### Task objective
Beginning at the line that contains "t * CSTRIDE, 1);" and ending at the last line of the records below, retype each line exactly and add nothing.

Stored data entries

@@ -460,16 +457,21 @@
     clamp_lists_kernel<<<(nt + 256) / 256, 256, 0, st>>>(nt, num_inst, tile_start, meta_dev);
     LGR_CHECK_LAUNCH();
   }
+  const bool slab = v.slab_cap > 0 && (meta_dev || max_len <= v.slab_cap);
+  const uint32_t* slab_key = slab ? v.slab_key : nullptr;
+  const uint32_t* slab_val = slab ? v.slab_val : nullptr;
+  const int slab_cap = slab ? v.slab_cap : 0;
   if (num_inst == 0 && v.num_owners == 0 && v.band_dsplat == nullptr) return 0;
   const int ntiles = v.gx * (v.row1 - v.row0);
-  unsigned blocks = (unsigned)((n + SCATTER_THREADS - 1) / SCATTER_THREADS);
-  if (v.region_count && blocks > (unsigned)LGR_REGION_GRID) blocks = (unsigned)LGR_REGION_GRID;
-  {
+  if (!slab) {
+    if (num_inst > 0 && (!inst_key || !inst_val)) return LGR_E_BADARG;
+    unsigned blocks = (unsigned)((n + SCATTER_THREADS - 1) / SCATTER_THREADS);
+    if (v.region_count && blocks > (unsigned)LGR_REGION_GRID) blocks = (unsigned)LGR_REGION_GRID;
     ProfScope ps(K_BIN_SCATTER, st);
     bin_scatter_kernel<<<blocks, SCATTER_THREADS, 0, st>>>(v, n, splat, radii, tile_start, cursor, inst_key, inst_val,
                                                            meta_dev ? num_inst : (int64_t)0x7fffffffffffffffLL);
-  }
-  LGR_CHECK_LAUNCH();
+    LGR_CHECK_LAUNCH();
+  }
   if (num_inst == 0) return 0;
   int id_bits = 8;
   while (id_bits < 32 && (n - 1) >> id_bits) id_bits += 8;
@@ -479,25 +481,25 @@
   }
   if (meta_dev) {
     ProfScope ps(K_TILE_SORT, st, 2);
-    tile_sort_kernel<0><<<ntiles, SORT_THREADS, 16 * SORT_CAP_SMALL, st>>>(nullptr, tile_start, inst_key, inst_val, inst_tmp, sorted_ids, 0, SORT_CAP_SMALL, id_bits, nullptr, nullptr);
+    tile_sort_kernel<0><<<ntiles, SORT_THREADS, 16 * SORT_CAP_SMALL, st>>>(nullptr, tile_start, inst_key, inst_val, inst_tmp, sorted_ids, 0, SORT_CAP_SMALL, id_bits, nullptr, meta_dev + 6, slab_key, slab_val, slab_cap);
     LGR_CHECK_LAUNCH();
     const int32_t* long_list = cursor + CSTRIDE * ntiles;
-    tile_sort_kernel<0><<<LONG_SORT_GRID, SORT_THREADS, 16 * SORT_CAP_LARGE, st>>>(long_list, tile_start, inst_key, inst_val, inst_tmp, sorted_ids, SORT_CAP_SMALL, SORT_CAP_LARGE, id_bits, meta_dev + 5, meta_dev + 6);
+    tile_sort_kernel<0><<<LONG_SORT_GRID, SORT_THREADS, 16 * SORT_CAP_LARGE, st>>>(long_list, tile_start, inst_key, inst_val, inst_tmp, sorted_ids, SORT_CAP_SMALL, SORT_CAP_LARGE, id_bits, meta_dev + 5, meta_dev + 6, slab_key, slab_val, slab_cap);
     LGR_CHECK_LAUNCH();
     return 0;
   }
   ProfScope ps(K_TILE_SORT, st, 1 + (num_long > 0) + (max_len > SORT_CAP_LARGE));
   const int cap_main = max(256, min(max_len, SORT_CAP_SMALL));
-  tile_sort_kernel<0><<<ntiles, SORT_THREADS, 16 * cap_main, st>>>(nullptr, tile_start, inst_key, inst_val, inst_tmp, sorted_ids, 0, cap_main, id_bits, nullptr, nullptr);
+  tile_sort_kernel<0><<<ntiles, SORT_THREADS, 16 * cap_main, st>>>(nullptr, tile_start, inst_key, inst_val, inst_tmp, sorted_ids, 0, cap_main, id_bits, nullptr, nullptr, slab_key, slab_val, slab_cap);
   LGR_CHECK_LAUNCH();
   if (num_long > 0) {
     const int32_t* long_list = cursor + CSTRIDE * ntiles;
     const int cap = min(max_len, SORT_CAP_LARGE);
-    tile_sort_kernel<0><<<num_long, SORT_THREADS, 16 * cap, st>>>(long_list, tile_start, inst_key, inst_val, inst_tmp, sorted_ids, SORT_CAP_SMALL, cap, id_bits, nullptr, nullptr);
+    tile_sort_kernel<0><<<num_long, SORT_THREADS, 16 * cap, st>>>(long_list, tile_start, inst_key, inst_val, inst_tmp, sorted_ids, SORT_CAP_SMALL, cap, id_bits, nullptr, nullptr, slab_key, slab_val, slab_cap);
     LGR_CHECK_LAUNCH();
     if (max_len > SORT_CAP_LARGE) {
       if (!inst_tmp) return LGR_E_CAPACITY;
-      tile_sort_kernel<1><<<num_long, SORT_THREADS, 0, st>>>(long_list, tile_start, inst_key, inst_val, inst_tmp, sorted_ids, SORT_CAP_LARGE, 0, id_bits, nullptr, nullptr);
+      tile_sort_kernel<1><<<num_long, SORT_THREADS, 0, st>>>(long_list, tile_start, inst_key, inst_val, inst_tmp, sorted_ids, SORT_CAP_LARGE, 0, id_bits, nullptr, nullptr, nullptr, nullptr, 0);
       LGR_CHECK_LAUNCH();
     }
   }
diff --git a/log_b200/csrc/lgr_capi.cu b/log_b200/csrc/lgr_capi.cu
--- a/log_b200/csrc/lgr_capi.cu
+++ b/log_b200/csrc/lgr_capi.cu
@@ -14,7 +14,7 @@
 int launch_grad_scatter_add(int64_t, const float*, int64_t, int64_t, float*, cudaStream_t);
 int launch_grad_scatter_add_staged(const float*, int, int64_t, int64_t, int64_t, float*, cudaStream_t);
 int launch_band_scan(const View&, cudaStream_t);
-int launch_tile_scan(int, int32_t*, int32_t*, int32_t*, bool, cudaStream_t);
+int launch_tile_scan(int, int32_t*, int32_t*, int32_t*, cudaStream_t);
 int launch_bin_and_sort(const View&, int64_t, int64_t, int, int, const float*, const int32_t*, int32_t*, int32_t*,
                         uint32_t*, uint32_t*, uint32_t*, int32_t*, int32_t*, cudaStream_t);
 int sort_smem_capacity();
@@ -54,6 +54,8 @@
   if (v->num_channels != 0 && v->num_channels != 3 && v->num_channels != 6) return false;
   if (v->num_channels == 6 && !v->splat_ext_d) return false;
   if (v->log_depth != 0 && (v->log_depth != 1 || v->num_channels != 6)) return false;
+  if (v->slab_cap < 0 || v->slab_cap > sort_smem_capacity()) return false;
+  if (v->slab_cap > 0 && (!v->slab_key_d || !v->slab_val_d || v->num_owners > 0 || v->band_dsplat_d)) return false;
   return true;
 }
 
@@ -126,7 +128,7 @@
   if (rc) return rc;
   rc = launch_band_scan(v, st);
   if (rc) return rc;
-  return launch_tile_scan(ntiles, tile_start_d, tile_cursor_d, meta_d, view->tile_rank_d != nullptr, st);
+  return launch_tile_scan(ntiles, tile_start_d, tile_cursor_d, meta_d, st);
 }
 
 int lgr_forward_render(const lgr_view* view, int64_t n, int64_t num_instances, int32_t max_tile_len,
@@ -138,7 +140,8 @@
   if (!view_ok(view) || n < 0 || num_instances < 0 || num_long_tiles < 0 || !tile_start_d || !tile_cursor_d || !image_d || !final_T_d ||
       !n_contrib_d)
     return LGR_E_BADARG;
-  if (num_instances > 0 && (!inst_key_d || !inst_val_d || !sorted_ids_d || !splat_d || !radii_d)) return LGR_E_BADARG;
+  const bool slab = view->slab_cap > 0 && max_tile_len <= view->slab_cap;
+  if (num_instances > 0 && ((!slab && (!inst_key_d || !inst_val_d)) || !sorted_ids_d || !splat_d || !radii_d)) return LGR_E_BADARG;
   if (const int rc6 = six_channels_check(view)) return rc6;
   if (view->want_aux && (!point_id_pixel_d || !point_weight_pixel_d || (n > 0 && !point_weight_d))) return LGR_E_BADARG;
   if (num_instances > 0x7fffffffLL) return LGR_E_UNSUPPORTED;
@@ -159,7 +162,7 @@
                                     int32_t* point_id_pixel_d, float* point_weight_pixel_d, float* point_weight_d,
                                     int32_t* point_count_d, void* stream) {
   if (!view_ok(view) || n < 0 || instance_capacity <= 0 || !meta_d || !tile_start_d || !tile_cursor_d || !image_d || !final_T_d ||
-      !n_contrib_d || !inst_key_d || !inst_val_d || !sorted_ids_d)
+      !n_contrib_d || (view->slab_cap <= 0 && (!inst_key_d || !inst_val_d)) || !sorted_ids_d)
     return LGR_E_BADARG;
   if (n > 0 && (!splat_d || !radii_d)) return LGR_E_BADARG;
   if (const int rc6 = six_channels_check(view)) return rc6;
@@ -297,7 +300,7 @@
   int rc = launch_shard_recv_count(v, make_layout(layout), exchange_d, dsplat_d, tile_cursor_d, meta_d, point_weight_rows_d,
                                    point_count_rows_d, st);
   if (rc) return rc;
-  return launch_tile_scan(ntiles, tile_start_d, tile_cursor_d, meta_d, view->tile_rank_d != nullptr, st);
+  return launch_tile_scan(ntiles, tile_start_d, tile_cursor_d, meta_d, st);
 }
 
 int lgr_blend_backward(const lgr_view* view, int64_t n, int64_t num_instances, const float* splat_d,
diff --git a/log_b200/csrc/lgr_common.cuh b/log_b200/csrc/lgr_common.cuh
--- a/log_b200/csrc/lgr_common.cuh
+++ b/log_b200/csrc/lgr_common.cuh
@@ -30,7 +30,9 @@
   int32_t* band_count;
   int32_t* band_rows;
   float* band_dsplat;
-  int32_t* tile_rank;
+  uint32_t* slab_key;
+  uint32_t* slab_val;
+  int slab_cap;
   const int64_t* gather;
   const int32_t* pid_map;
   int32_t* contrib_id;
@@ -54,7 +56,9 @@
 
 inline View make_view(const lgr_view* v, int64_t n = 0) {
   View o;
-  o.num_owners = v->num_owners; o.band_ids = v->band_ids_d; o.band_blk = v->band_blk_d; o.band_count = v->band_count_d; o.band_rows = v->band_rows_d; o.band_dsplat = v->band_dsplat_d; o.tile_rank = v->tile_rank_d; o.gather = v->gather_index_d; o.pid_map = v->pid_map_d; o.contrib_id = v->contrib_id_d; o.contrib_entry = v->contrib_entry_d; o.contrib_count = v->contrib_count_d; o.last_contrib = v->last_contrib_d;
+  o.num_owners = v->num_owners; o.band_ids = v->band_ids_d; o.band_blk = v->band_blk_d; o.band_count = v->band_count_d; o.band_rows = v->band_rows_d; o.band_dsplat = v->band_dsplat_d; o.gather = v->gather_index_d; o.pid_map = v->pid_map_d; o.contrib_id = v->contrib_id_d; o.contrib_entry = v->contrib_entry_d; o.contrib_count = v->contrib_count_d; o.last_contrib = v->last_contrib_d;
+  o.slab_cap = v->slab_cap > 0 ? v->slab_cap : 0;
+  o.slab_key = o.slab_cap ? v->slab_key_d : nullptr; o.slab_val = o.slab_cap ? v->slab_val_d : nullptr;
   o.region_count = v->region_count_d; o.region_cap = v->region_cap; o.regions = v->region_count_d ? v->num_regions : 0;
   o.cov3d = v->cov3D_precomp_d; o.dcov3d = v->dcov3D_d;
   o.owner_chunk = o.num_owners > 0 ? (int)LGR_OWNER_CHUNK(n, (int64_t)o.num_owners) : 256;
@@ -228,36 +232,49 @@
   return (int64_t)s * v.region_cap + (t - first[s]);
 }
 
-__device__ __forceinline__ bool count_small_tiles(const View& v, int32_t* __restrict__ tile_count, int64_t row, int x0, int y0, int x1,
-                                                  int y1) {
+__device__ __forceinline__ void slab_put(const View& v, int t, int r, uint32_t key, uint32_t row) {
+  if (r < v.slab_cap) {
+    const int64_t p = (int64_t)t * v.slab_cap + r;
+    v.slab_key[p] = key;
+    v.slab_val[p] = row;
+  }
+}
+
+__device__ __forceinline__ bool count_small_tiles(const View& v, int32_t* __restrict__ tile_count, uint32_t key, int64_t row, int x0,
+                                                  int y0, int x1, int y1) {
   const int w = x1 - x0, cnt = w * (y1 - y0);
   if (cnt > 4) return true;
-  if (v.tile_rank == nullptr) {
+  if (v.slab_cap == 0) {
     for (int k = 0; k < cnt; k++) atomicAdd(tile_count + ((y0 + k / w - v.row0) * v.gx + x0 + k % w) * CSTRIDE, 1);
     return false;
   }
-  int r[4];
+  int t[4], r[4];
 #pragma unroll
   for (int k = 0; k < 4; k++) {
-    r[k] = -1;
-    if (k < cnt) r[k] = atomicAdd(tile_count + ((y0 + k / max(w, 1) - v.row0) * v.gx + x0 + k % max(w, 1)) * CSTRIDE, 1);
-  }
-  *reinterpret_cast<int4*>(v.tile_rank + 4 * row) = make_int4(r[0], r[1], r[2], r[3]);
+    t[k] = (y0 + k / max(w, 1) - v.row0) * v.gx + x0 + k % max(w, 1);
+    r[k] = k < cnt ? atomicAdd(tile_count + t[k] * CSTRIDE, 1) : v.slab_cap;
+  }
+#pragma unroll
+  for (int k = 0; k < 4; k++) slab_put(v, t[k], r[k], key, (uint32_t)row);
   return false;
 }
 
-__device__ __forceinline__ void warp_count_big_tiles(const View& v, int32_t* __restrict__ tile_count, bool big, int x0, int y0, int x1,
-                                                     int y1) {
+__device__ __forceinline__ void warp_count_big_tiles(const View& v, int32_t* __restrict__ tile_count, bool big, uint32_t key, int64_t row,
+                                                     int x0, int y0, int x1, int y1) {
   const int lane = threadIdx.x & 31;
-  const int slot = v.tile_rank ? 1 : 0;
   unsigned todo = __ballot_sync(0xffffffffu, big);
   while (todo) {
     const int src = __ffs(todo) - 1;
     todo &= todo - 1;
     const int bx0 = __shfl_sync(0xffffffffu, x0, src), by0 = __shfl_sync(0xffffffffu, y0, src);
     const int bx1 = __shfl_sync(0xffffffffu, x1, src), by1 = __shfl_sync(0xffffffffu, y1, src);
+    const uint32_t bkey = __shfl_sync(0xffffffffu, key, src), brow = (uint32_t)__shfl_sync(0xffffffffu, (int)row, src);
     const int w = bx1 - bx0, cnt = w * (by1 - by0);
-    for (int k = lane; k < cnt; k += 32) atomicAdd(tile_count + ((by0 + k / w - v.row0) * v.gx + bx0 + k % w) * CSTRIDE + slot, 1);
+    for (int k = lane; k < cnt; k += 32) {
+      const int t = (by0 + k / w - v.row0) * v.gx + bx0 + k % w;
+      if (v.slab_cap == 0) atomicAdd(tile_count + t * CSTRIDE, 1);
+      else slab_put(v, t, atomicAdd(tile_count + t * CSTRIDE, 1), bkey, brow);
+    }
   }
 }
 
diff --git a/log_b200/csrc/lgr_project.cu b/log_b200/csrc/lgr_project.cu
--- a/log_b200/csrc/lgr_project.cu
+++ b/log_b200/csrc/lgr_project.cu
@@ -110,6 +110,7 @@
   }
   bool big_splat = false;
   int bx0 = 0, by0 = 0, bx1 = 0, by1 = 0;
+  uint32_t skey = 0;
   const int64_t src = (v.gather && work) ? v.gather[i] : i;
   if (work) {
     float p[3], Sg[9];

### Answer box
+      if (v.slab_cap == 0) atomicAdd(tile_count + t * CSTRIDE, 1);
+      else slab_put(v, t, atomicAdd(tile_count + t * CSTRIDE, 1), bkey, brow);
+    }
   }
 }
 
diff --git a/log_b200/csrc/lgr_project.cu b/log_b200/csrc/lgr_project.cu
--- a/log_b200/csrc/lgr_project.cu
+++ b/log_b200/csrc/lgr_project.cu
@@ -110,6 +110,7 @@
   }
   bool big_splat = false;
   int bx0 = 0, by0 = 0, bx1 = 0, by1 = 0;
+  uint32_t skey = 0;
   const int64_t src = (v.gather && work) ? v.gather[i] : i;
   if (work) {
     float p[3], Sg[9];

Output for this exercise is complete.